Une variété japonaise de taro (サトイモ - satoimo), ingrédient de la pâte des gâteaux cuits à la vapeur
Divers fers que l'on chauffe pour marquer les pâtisseries cuites
Un gâteau manjû marqué d'une feuille d'érable
木型 – Kigata : Les moules à gâteaux en bois
Toujours dans le cadre de notre étude de la fabrication des gâteaux japonais, nous frappons à la porte de la boutique de Yoshihiro Ichihara, le seul et unique artisan de moules en bois traditionnels à Shikoku. Il a cette année reçu un prix pour son kit de confection de sucreries nippones. La boîte contient un moule et un racloir en bois, un sachet de sucre de canne (和三盆糖 – wasanbontô) de Shikoku, un vaporisateur pour humidifier le sucre et un livre de recettes... pour la modique somme de 160 euros ! Le prix élevé s'explique par le raffinement extrême et la précision des détails du moule, résultats d'un travail fastidieux. Ce sont de véritables œuvres d'art. Le sucre de canne est lui aussi un ingrédient coûteux. Il s'agissait autrefois d'une denrée rare, que l'on offrait lors des mariages ou des cérémonies religieuses.
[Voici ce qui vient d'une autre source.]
EXPORTS = [
    "mre_create", "mre_destroy", "mre_last_error", "mre_num_envs", "mre_stream", "mre_sync",
    "mre_set_props", "mre_reset", "mre_place_props", "mre_set_state", "mre_get_state", "mre_get_ctrl",
    "mre_set_warmstart", "mre_get_warmstart", "mre_set_ctrl", "mre_step", "mre_rollout", "mre_rollout_ticks",
    "mre_set_trace", "mre_osc_set_target", "mre_osc_configure", "mre_gripper_set",
    "mre_run_controller", "mre_get_sites", "mre_get_status", "mre_get_solver_stats",
    "mre_profile_enable", "mre_profile_read", "mre_set_env_id_offset", "mre_set_env_order",
    "mre_set_fallback", "mre_get_fallback_stats", "mre_get_queue_info", "mre_set_solver", "mre_get_solver", "mre_wait_stream", "mre_osc_compute", "mre_get_contacts", "mre_get_contacts_full", "mre_get_settle_steps", "mre_get_launch_info", "mre_prop_place", "mre_sort_colours", "mre_crc32c", "mre_osc_configure_env", "mre_set_env_ids", "mre_set_render_colours", "mre_render",
    "mre_get_state_f64", "mre_set_state_f64", "mre_get_time", "mre_pack_final_state",
    "mre_records_workspace_bytes", "mre_varint_pack_rows", "mre_crc32c_rows", "mre_crc32c_combine",
    "mre_varint_unpack_workspace_bytes", "mre_varint_unpack_rows", "mre_get_arm_dynamics", "mre_seg_labels",
    "mre_heightmap", "mre_warp_maps", "mre_warp_inputs", "mre_correlate_workspace", "mre_correlate",
]
MRE_UNPACK_LONG, MRE_UNPACK_OVERFLOW, MRE_UNPACK_TRUNCATED, MRE_UNPACK_COUNT, MRE_UNPACK_DESC = 1, 2, 4, 8, 16


class MreError(RuntimeError):
    pass


def source_hash() -> str:
    import hashlib
    h = hashlib.sha256()
    for f in sorted(f for f in _SOURCES + _HEADERS if not f.endswith(("mre_api.cpp", "mre.h"))):
        with open(os.path.join(_CSRC, f), "rb") as fh:
            h.update(f.encode() + b"\0" + fh.read())
    return h.hexdigest()[:16]


def needs_build() -> bool:
    if not os.path.exists(_SO):
        return True
    t = os.path.getmtime(_SO)
    for f in _SOURCES + _HEADERS + _UNHASHED_SOURCES:
        p = os.path.join(_CSRC, f)
        if os.path.exists(p) and os.path.getmtime(p) > t:
# ... 74 lines not shown
    L.mre_get_solver_stats.argtypes = [vp, fp]
    L.mre_set_env_id_offset.argtypes = [vp, C.c_longlong]
    L.mre_set_env_ids.argtypes = [vp, C.POINTER(C.c_longlong)]
    L.mre_set_env_order.argtypes = [vp, fp]
    L.mre_profile_enable.argtypes = [vp, ci]
    L.mre_profile_read.argtypes = [vp, C.POINTER(C.c_float), C.POINTER(ci)]
    L.mre_set_fallback.argtypes = [vp, ci]
    L.mre_set_solver.argtypes = [vp, ci]
    L.mre_get_solver.argtypes = [vp]
    L.mre_wait_stream.argtypes = [vp, vp]
    L.mre_osc_compute.argtypes = [vp, fp, fp]
    L.mre_get_arm_dynamics.argtypes = [vp, ci, fp]
    L.mre_get_contacts.argtypes = [vp, fp, fp]
    L.mre_get_contacts_full.argtypes = [vp, ci, fp, fp]
    L.mre_get_settle_steps.argtypes = [vp, fp]
    L.mre_get_launch_info.argtypes = [vp, fp]
    L.mre_prop_place.argtypes = [vp, C.c_uint64, fp, fp, fp, ci, C.c_float, fp, fp]
    L.mre_sort_colours.argtypes = [vp, C.c_uint64, fp, fp, ci, C.c_float, fp, fp, fp, fp]
    L.mre_set_render_colours.argtypes = [vp, fp, fp]
    L.mre_render.argtypes = [vp, fp, fp, C.c_float, ci, ci, fp, fp, fp, fp]
    L.mre_osc_configure_env.argtypes = [vp, fp, fp, fp]
    L.mre_get_fallback_stats.argtypes = [vp, C.POINTER(C.c_longlong)]
    L.mre_get_queue_info.argtypes = [vp, C.POINTER(C.c_longlong)]
    sz = C.c_size_t
    L.mre_crc32c.restype = C.c_uint32
    L.mre_crc32c.argtypes = [C.c_char_p, sz]
    L.mre_crc32c_combine.restype = C.c_uint32
    L.mre_crc32c_combine.argtypes = [C.c_uint32, C.c_uint32, sz]
    L.mre_records_workspace_bytes.restype = sz
    L.mre_records_workspace_bytes.argtypes = [ci, sz]
    L.mre_varint_pack_rows.argtypes = [vp, fp, sz, sz, fp, ci, ci, fp, sz, fp, fp, fp, fp, sz]
    L.mre_crc32c_rows.argtypes = [vp, fp, sz, sz, fp, ci, ci, fp, fp, sz]
    L.mre_varint_unpack_workspace_bytes.restype = sz
    L.mre_varint_unpack_workspace_bytes.argtypes = [ci, sz]
    L.mre_varint_unpack_rows.argtypes = [vp, fp, sz, fp, fp, fp, fp, ci, sz, fp, sz, fp, fp, sz]
    L.mre_seg_labels.argtypes = [vp, fp, fp, ci, ci, ci, ci, ci, fp, fp]
    L.mre_heightmap.argtypes = [vp, fp, fp, fp, ci, ci, ci, fp, fp, C.c_float, C.c_float, ci, ci, fp, fp, fp, fp]
    L.mre_warp_maps.argtypes = [vp, fp, fp, fp, ci, ci, ci, fp, fp, ci, ci, ci, fp, fp, fp, fp]
    L.mre_warp_inputs.argtypes = [vp, fp, fp, ci, ci, ci, fp, fp, ci, ci, ci, ci, fp, fp, fp, ci, fp]
    L.mre_correlate_workspace.argtypes = [ci, ci, ci, ci, C.POINTER(sz)]
    L.mre_correlate.argtypes = [vp, fp, fp, ci, ci, ci, ci, ci, ci, ci, fp, fp, fp, fp, sz]
    for name in EXPORTS:
        if name not in ("mre_last_error", "mre_stream", "mre_crc32c", "mre_crc32c_combine",
                        "mre_records_workspace_bytes", "mre_varint_unpack_workspace_bytes"):
            getattr(L, name).restype = ci
    _LIB = L
    return L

Ichihara-sensei au milieu de ses créations
Kit pour faire ses propres sucreries à la maison
Dans les vitrines d'Ichihara-sensei, ce sont des centaines et des centaines de moules qui s'entassent. Il y a de tout : du motif classique de pin ou de fleur de prunier aux masques de théâtre Nô, des carpes bondissantes aux phénix légendaires, en passant par les logos d'universités. Il y a même de minuscules crânes pour fêter Halloween ! La plupart de ces moules servent à la préparation de sucreries higashi, notamment celles dites rakugan(落雁), des compressions de sucre dont on fait souvent cadeau lors d'occasions particulières. D'autres moules sont utilisés pour donner des formes intéressantes aux pâtisseries fraîches comme les nerikiri que nous avons créés.
Moules pour sucreries higashi
Quand l'outil devient oeuvre d'art
L'avenir des artisans traditionnels de gâteaux japonais est désormais menacé par le développement de techniques moins coûteuses. Il est vrai que le prix de ces douceurs faites main avec des outils d'une grande sophistication semble élevé pour le gourmand qui ignore à quel point leur production est difficile. Les consommateurs se tournent plutôt vers des pâtisseries produites en Chine et décongelées. Notez cependant que les prix pratiqués par la pâtisserie Sanyûdô sont plus que raisonnables : 1,50 euro la pièce, quand on ne les trouve qu'à 4 euros à Paris !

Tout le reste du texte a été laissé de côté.